The number of Long Island residents diagnosed with depression at some point in their lives hovered between 10% and nearly 20% in the first year of the COVID-19 pandemic, according to a new CDC study. analyze the data of 2020.
Young people nationwide were diagnosed at the highest levels, according to the study. By 2020, it had closed schools and businesses and forced residents into self-isolation.
“We’ve been through a lot in the last three years. It’s not just the pandemic,” said Colleen Merlo, chief executive officer of the Ronkonkoma Mental Health and Wellness Association. difficult time for young people”.
Among young adults nationwide, ages 18 to 24 in 2020, diagnosed depression was the highest, at 21.5%, and lowest among those ages 65 and older, at 14. 2%, according to the report, released Thursday by the Centers for Disease Control and Prevention.
What to know
- The number of Long Island residents diagnosed with depression at one point in their lives hovering between 10% and nearly 20% in the first year of the COVID-19 pandemic, according to a new CDC study.
- Among young adults nationwide, age Among 18- to 24-year-olds in 2020, diagnosed depression was the highest, at 21.5%
- It was the lowest of those aged 65 and over, to 14.2%
“During 2020, approximately one in five U.S. adults reported ever receiving a diagnosis of depression from a healthcare professional, with major depression prevalence in women, young adults, and lower-educated adults,” the CDC said in its Morbidity and Mortality Weekly Report.
“I think young people don’t have the resources and tools that an older generation has developed,” Merlo said of the disparity in depression diagnoses between young and old. The overall evidenced prevalence of depression, he added, “is in line with what we’ve known for some time.”
The report did not include specific data for Nassau and Suffolk counties, but according to a color-coded map in the report that showed Long Island, which also includes Brooklyn and Queens, the depression rate ranged between 10.7% and 19. 4%. Statewide, the prevalence of diagnosed depression in 2020 among those ages 18 and older was 16.7 percent.

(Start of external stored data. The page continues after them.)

+extern "C" int brl_linear_x3p_heads(int device, const uint16_t *x_planes, int npx, int64_t ldx, int64_t sx, const uint16_t *w_planes,
+                                    int64_t ldw, int64_t sw, const float *bias, int relu, const uint16_t *head_w_planes, int64_t ld_head_w,
+                                    int64_t head_w_stride, int n_heads, float *head_part, int64_t head_part_ld, int64_t head_part_stride,
+                                    int64_t m, int64_t n, int64_t k, void *stream) {
+  lx3::Args G;
+  if (int rc = x3p_args(G, x_planes, npx, ldx, sx, w_planes, ldw, sw, bias, relu, m, n, k)) return rc;
+  NEED(head_w_planes && head_part, "head_w_planes / head_part");
+  NEED(n_heads >= 1 && n_heads <= lx3::HW_ROWS, "n_heads (1..48)");
+  NEED(ld_head_w >= n && ld_head_w % 8 == 0 && head_w_stride >= n_heads * ld_head_w && head_w_stride % 8 == 0,
+       "ld_head_w (at least n, a multiple of 8) / head_w_stride (at least n_heads * ld_head_w, a multiple of 8)");
+  NEED(head_part_ld >= ((n_heads + 3) & ~3) && head_part_ld % 4 == 0 && head_part_stride >= m * head_part_ld && head_part_stride % 4 == 0,
+       "head_part_ld (a multiple of 4, at least n_heads rounded up to 4) / head_part_stride (at least m * head_part_ld, a multiple of 4)");
+  NEED(3 * head_w_stride < (1ll << 31) && (n / 128) * head_part_stride < (1ll << 31), "head weight planes / partial products below 2^31 elements");
+  NEED((((uintptr_t)head_w_planes | (uintptr_t)head_part) & 15) == 0, "16-byte alignment");
+  HIP_TRY(hipSetDevice(device));
+  G.hw = head_w_planes; G.ld_hw = ld_head_w; G.shw = head_w_stride; G.n_heads = n_heads;
+  G.head_part = head_part; G.head_part_ld = head_part_ld; G.head_part_stride = head_part_stride;
+  return x3p_launch<true>(G, npx, (hipStream_t)stream);
+}
diff --git a/brl_amd/csrc/mlp_linear_x3p.hpp b/brl_amd/csrc/mlp_linear_x3p.hpp
--- a/brl_amd/csrc/mlp_linear_x3p.hpp
+++ b/brl_amd/csrc/mlp_linear_x3p.hpp
@@ -16,6 +16,10 @@
 constexpr int LDS_BYTES = STAGES * STAGE_BYTES;
 constexpr int C_ROW_BYTES = 128 * 2 + 16;
 static_assert(3 * 128 * C_ROW_BYTES <= LDS_BYTES, "the output planes reuse the stages");
+constexpr int HW_ROWS = 48;
+constexpr int HW_OFF = 3 * 128 * C_ROW_BYTES;
+constexpr int HW_PIECES = 3 * HW_ROWS * 16;
+static_assert(HW_OFF + 3 * HW_ROWS * C_ROW_BYTES <= LDS_BYTES, "y's planes and the heads' weight planes share the stages");
 
 struct Args {
   const uint16_t *x;
@@ -29,6 +33,11 @@
   int64_t ldyp, syp;
   int M, N, K;
   int relu;
+  const uint16_t *hw;
+  int64_t ld_hw, shw;
+  int n_heads;
+  float *head_part;
+  int64_t head_part_ld, head_part_stride;
 #ifdef LX3_TIMING
   unsigned long long *dbg;
 #endif
@@ -65,7 +74,7 @@
   lo = __float_as_uint(l) >> 16;
 }
 
-template <int NPX>
+template <int NPX, bool HEADS>
 __global__ __launch_bounds__(THREADS) void k_linear_x3p(Args G) {
   static_assert(NPX == 1 || NPX == 3, "x: one plane (exact in bf16) or three");
   constexpr int NI = NPX + 3;
@@ -225,6 +234,18 @@
 
   LX3_STAMP(1);
   __syncthreads();
+  constexpr int HW_IT = HEADS ? (HW_PIECES + THREADS - 1) / THREADS : 1;
+  u32x4 hwv[HW_IT];
+  if (HEADS) {
+#pragma unroll
+    for (int it = 0; it < HW_IT; it++) {
+      const int idx = it * THREADS + tid, pl = idx / (HW_ROWS * 16), hrow = (idx >> 4) % HW_ROWS, ch = idx & 15;
+      hwv[it] = u32x4{0u, 0u, 0u, 0u};
+      if (idx < HW_PIECES && hrow < G.n_heads)
+        hwv[it] = *reinterpret_cast<const u32x4 *>(G.hw + (int64_t)pl * G.shw + (int64_t)hrow * G.ld_hw + n0 + ch * 8);
+    }
+  }
+  const bool planes = HEADS || G.yp != nullptr;
   const float floor_v = G.relu ? 0.0f : -__builtin_inff();
 #pragma unroll
   for (int b = 0; b < 2; b++) {
@@ -236,8 +257,8 @@
       f32x4 o;
 #pragma unroll
       for (int e = 0; e < 4; e++) o[e] = fmaxf((acc[b][1][4 * g + e] + acc[b][0][4 * g + e]) + bias4[e], floor_v);
-      if (G.y != nullptr && em < G.M) *reinterpret_cast<f32x4 *>(G.y + (int64_t)em * G.ldy + n0 + col) = o;
-      if (G.yp != nullptr) {
+      if (!HEADS && G.y != nullptr && em < G.M) *reinterpret_cast<f32x4 *>(G.y + (int64_t)em * G.ldy + n0 + col) = o;
+      if (planes) {
         unsigned h[4], m[4], l[4];
 #pragma unroll
         for (int e = 0; e < 4; e++) split3(o[e], h[e], m[e], l[e]);
@@ -248,7 +269,48 @@
       }
     }
   }
-  if (G.yp != nullptr) {
+  if (HEADS) {
+#pragma unroll
+    for (int it = 0; it < HW_IT; it++) {
+      const int idx = it * THREADS + tid, pl = idx / (HW_ROWS * 16), hrow = (idx >> 4) % HW_ROWS, ch = idx & 15;
+      if (idx < HW_PIECES) *reinterpret_cast<u32x4 *>(lds + HW_OFF + (pl * HW_ROWS + hrow) * C_ROW_BYTES + ch * 16) = hwv[it];
+    }
+    __syncthreads();
+    const int r = lane & 15, kq = lane >> 4;
+    f32x4 hacc[2][3];
+#pragma unroll
+    for (int c = 0; c < 2; c++)
+#pragma unroll
+      for (int nb = 0; nb < 3; nb++) hacc[c][nb] = f32x4{0.f, 0.f, 0.f, 0.f};
+#pragma unroll
+    for (int ks = 0; ks < 4; ks++) {
+      bf16x8 yf[3], hf[3][3];
+#pragma unroll
+      for (int p = 0; p < 3; p++)
+        yf[p] = __builtin_bit_cast(bf16x8, *reinterpret_cast<const u32x4 *>(lds + (p * 128 + 16 * w + r) * C_ROW_BYTES + 64 * ks + 16 * kq));
+#pragma unroll
+      for (int p = 0; p < 3; p++)
+#pragma unroll
+        for (int nb = 0; nb < 3; nb++)
+          hf[p][nb] = __builtin_bit_cast(bf16x8, *reinterpret_cast<const u32x4 *>(lds + HW_OFF + (p * HW_ROWS + 16 * nb + r) * C_ROW_BYTES +
+                                                                                 64 * ks + 16 * kq));
+      constexpr int PW[6] = {2, 0, 1, 1, 0, 0}, PY[6] = {0, 2, 1, 0, 1, 0};
+#pragma unroll
+      for (int q = 0; q < 6; q++)
+#pragma unroll
+        for (int nb = 0; nb < 3; nb++) {
+          const int cls = q == 5 ? 0 : 1;
+          hacc[cls][nb] = __builtin_amdgcn_mfma_f32_16x16x32_bf16(hf[PW[q]][nb], yf[PY[q]], hacc[cls][nb], 0, 0, 0);
+        }
+    }
+    const int m = m0 + 16 * w + r;
+    float *part = G.head_part + (int64_t)tn * G.head_part_stride;
+#pragma unroll
+    for (int nb = 0; nb < 3; nb++) {
+      const int n = 16 * nb + 4 * kq;
+      if (n < G.n_heads && m < G.M) *reinterpret_cast<f32x4 *>(part + (int64_t)m * G.head_part_ld + n) = hacc[1][nb] + hacc[0][nb];
+    }
+  } else if (G.yp != nullptr) {
     __syncthreads();
 #pragma unroll
     for (int it = 0; it < (3 * 128 * 16) / THREADS; it++) {
diff --git a/brl_amd/models.py b/brl_amd/models.py
--- a/brl_amd/models.py
+++ b/brl_amd/models.py
@@ -136,6 +136,11 @@
             self.head_w = torch.cat([module.actor.weight, module.critic.weight], 0).detach().to(dt).t().contiguous()
             self.head_wt = self.head_w.t().contiguous()
         self.head_bf = self.head_b.float().contiguous()
+        self.hwp = None
+        if self.wp is not None and self.head_wt.dtype == torch.float32 and self.head_wt.is_contiguous() and self.head_wt.shape[0] <= 48 \
+                and self.head_wt.shape[1] == self.lin[-1][0].shape[0] and self.head_wt.numel() % 8 == 0 and self.head_wt.data_ptr() % 16 == 0:
+            self.hwp = torch.empty((3,) + tuple(self.head_wt.shape), dtype=torch.bfloat16, device=self.head_wt.device)
+            self._split_heads()
         self.body_nk = None
         if env is not None and dt in (torch.bfloat16, torch.float16) and os.environ.get("BRL_LINEAR16", "1") != "0" \
                 and all(lin.weight.shape[0] % 128 == 0 and lin.weight.shape[1] % 8 == 0 for lin in module.body):
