# JuliaReinforcementLearning/ReinforcementLearning.jl

Hardware: AMD Instinct MI355X
Metric: env_steps_per_sec (higher is better)
Workload: dtype f32; 1 GPU; ppo_cartpole_4096env_per_gpu (BASELINE.json configs[3] per GPU); n_envs_per_gpu=4096, rollout_T=32, actor=4->256->2 relu, critic=4->256->1 relu, n_params=3331, n_epochs=4, n_microbatches=4, microbatch=32768, parallelism=single GPU

## Files before the change

### __graft_entry__.py

```python
import os
import sys

ROOT = os.path.dirname(os.path.abspath(__file__))
PKG = os.path.join(ROOT, "reinforcementlearning.jl_amd")
for p in (ROOT, PKG):
    if p not in sys.path:
        sys.path.insert(0, p)


def build():
    import importlib.util

    spec = importlib.util.spec_from_file_location("rlhip_build", os.path.join(PKG, "build.py"))
    mod = importlib.util.module_from_spec(spec)
    spec.loader.exec_module(mod)
    so = mod.build()
    assert os.path.exists(so)
    assert os.path.exists(mod.build(variant="bounds"))
    import oracle

    oracle.build()
    import rlhip

    missing = [s for s in rlhip._lib.declared_symbols() if not hasattr(rlhip._lib.lib, s)]
    assert not missing, f"librlhip.so does not export: {missing}"
    build_abi_host()
    build_micro_checks()


MICRO_CHECKS = ("mfma_f32_l1", "mfma_f32_4x4", "tanh_sel", "mfma_valu_overlap", "wave_simd_map", "log_sampling", "trig_f32arg")
MICRO_FLAGS = {"mfma_valu_overlap": ["-fno-slp-vectorize", "-fno-vectorize"], "trig_f32arg": ["-pthread"]}


def build_micro_checks():
    import subprocess

    outs = []
    for name in MICRO_CHECKS:
        src = os.path.join(ROOT, "tools", "micro", name + ".hip")
        out = os.path.join(ROOT, "tools", "micro", name + ".bin")
        if os.path.exists(out) and os.path.getmtime(out) >= max(
                [os.path.getmtime(src)] + [os.path.getmtime(os.path.join(PKG, "csrc", f)) for f in os.listdir(os.path.join(PKG, "csrc"))
                                           if f.endswith(".h")]):
            outs.append(out)
            continue
        cmd = ["/opt/rocm/bin/hipcc", "--offload-arch=gfx950", "-O3", "-std=c++17", "-ffp-contract=off", "-Wno-unused-result", "-Wno-unused-value",
               "-I" + os.path.join(ROOT, "include")] + MICRO_FLAGS.get(name, []) + [src, "-o", out]
        r = subprocess.run(cmd, capture_output=True, text=True)
        if r.returncode != 0:
            raise RuntimeError(f"hipcc failed for {src}:\n{r.stdout}\n{r.stderr}")
        outs.append(out)
    return outs


def build_abi_host():
    import subprocess

    src = os.path.join(ROOT, "tests", "abi_host", "abi_host.c")
    out = os.path.join(ROOT, "tests", "abi_host", "abi_host.bin")
    cmd = ["gcc", "-std=c99", "-O2", "-Wall", "-I" + os.path.join(ROOT, "include"), src, "-o", out,
           "-L" + os.path.join(PKG, "lib"), "-lrlhip", "-Wl,-rpath,$ORIGIN/../../reinforcementlearning.jl_amd/lib",
           "-Wl,-rpath,/opt/rocm/lib", "-lm"]
    r = subprocess.run(cmd, capture_output=True, text=True)
    if r.returncode != 0:
        raise RuntimeError(f"gcc failed for abi_host.c:\n{r.stdout}\n{r.stderr}")
    return out


def smoke():
    import numpy as np
    import torch

    import oracle
    import rlhip

    assert torch.cuda.is_available(), "smoke() needs an MI355X"
    torch.cuda.set_device(0)
    n, T = 256, 8
    env = rlhip.HipVecEnv("cartpole", n, seed=7)
    pol = rlhip.PPOPolicy(env, update_freq=T, n_epochs=1, n_microbatches=2)
    p0 = pol.params.cpu().numpy().copy()
    pol.rollout_()
    pol.gae_()
    tr = pol.trajectory
    oenv = oracle.VecEnv("cartpole", n, seed=7)
    ocfg = oracle.ppo_default(n_epochs=1, n_microbatches=2)
    otr = oracle.PPOTraj(0, n, T)
    oracle.ppo_rollout(oenv, T, ocfg, p0, otr, 0)
    agree = (tr.action_i.cpu().numpy() == otr.action_i).mean()
    assert agree > 0.995, f"sampled actions agree only {agree:.4f}"
    if agree == 1.0:
        assert np.array_equal(tr.terminal.cpu().numpy(), otr.terminal)
        np.testing.assert_allclose(tr.obs.cpu().numpy(), otr.obs, rtol=1e-5, atol=1e-6)
        np.testing.assert_allclose(tr.value.cpu().numpy(), otr.value, rtol=1e-5, atol=1e-6)
    o = oracle.generalized_advantage_estimation(tr.reward.cpu().numpy().T, tr.value.cpu().numpy().T, 0.99, 0.95,
                                                terminal=tr.terminal.cpu().numpy().T, dims=2, dtype=np.float32)
    assert np.array_equal(tr.adv.cpu().numpy(), o.T)
    pol.grad_(0, 0)
    total, bm = n * T, (n * T) // 2
    perm = np.array([oracle.permute(pol.seed, 0, total, b) for b in range(bm)])
    t, i = perm // n, perm % n
    obs = tr.obs.cpu().numpy()[t, :, i].T.copy()
    flat = lambda x: x.cpu().numpy().reshape(-1)[perm]
    g, losses = oracle.ppo_loss_grad(ocfg, 4, 2, p0, obs, flat(tr.action_i), flat(tr.logp), flat(tr.adv), flat(tr.ret))
    gerr = np.abs(pol.grad.cpu().numpy() - g).max() / np.abs(g).max()
    assert gerr <= 1e-6, f"gradient differs from the oracle by {gerr:.2e} of max|g| (bar 1e-6; measured 8e-8)"
    np.testing.assert_allclose(pol.losses.cpu().numpy(), losses, rtol=1e-4, atol=1e-6)
    pol.update_()
    torch.cuda.synchronize()
    assert torch.isfinite(pol.params).all() and not torch.equal(pol.params.cpu(), torch.tensor(p0))
    print(f"smoke ok: {n} envs x {T} steps, loss {float(pol.losses[0]):.5f}, actions agree {agree:.4f}")
    smoke_bench_shape(np, torch, oracle, rlhip)
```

Most states in the Appalachian region, some counties in West Virginia, had rates ranging from 24.5% to 31.9%, and the southern Mississippi Valley region had the highest levels of depression, as well as the Missouri, Oklahoma and the state of Washington, noted the CDC report.
The latest data, said Dr. Victor Fornari, director of child and adolescent psychiatry at Zucker Hillside Hospital in Queens, part of Northwell Health, “reflects the critical experience that depression is on the rise in the general population.”
“And certainly the pandemic has contributed to that particularly for the [younger]age group,” added Fornari. “We are in a mental health crisis in our country.”
Shari Lubeck, assistant vice president of mental health and child welfare at the Family & Children’s Association of Garden City, said her division saw hospitalizations for depression increase 24 percent between 2021 and 2022.
“There was definitely an increase in depression and suicidal ideation and attempts,” Lubeck said. He said his agency has “really tailored our approach” to make sure treatments “meet specific needs.”
In fact, Fornari said, collaborations are underway between healthcare professionals to address the problem, where pediatricians, primary care physicians and internists check patients for depression and treat them, collaborating with psychiatrists when needed.
Raising awareness of the issue among the public and the healthcare community is also underway, Fornari said, but challenges remain.
“There will never be enough psychiatrists to care for the community,” so collaborations have been crucial, he said.
Additionally, she said the healthcare community is being asked to screen for depression during medical checkups.
Primary care physicians are increasingly treating depression as part of their care for their patients, Fornari said. “So it’s not uncommon for your primary care physician, whether it’s a paediatrician, family doctor or internist, to treat depression, usually when it’s mild to moderate.”
For anyone struggling with depression, Merlo said they can call the national crisis hotline at 988, or a local provider, or Merlo’s organization hotline at 631-471-7242, extension 2.
“Things tend to get worse, not better, if left untreated,” she said.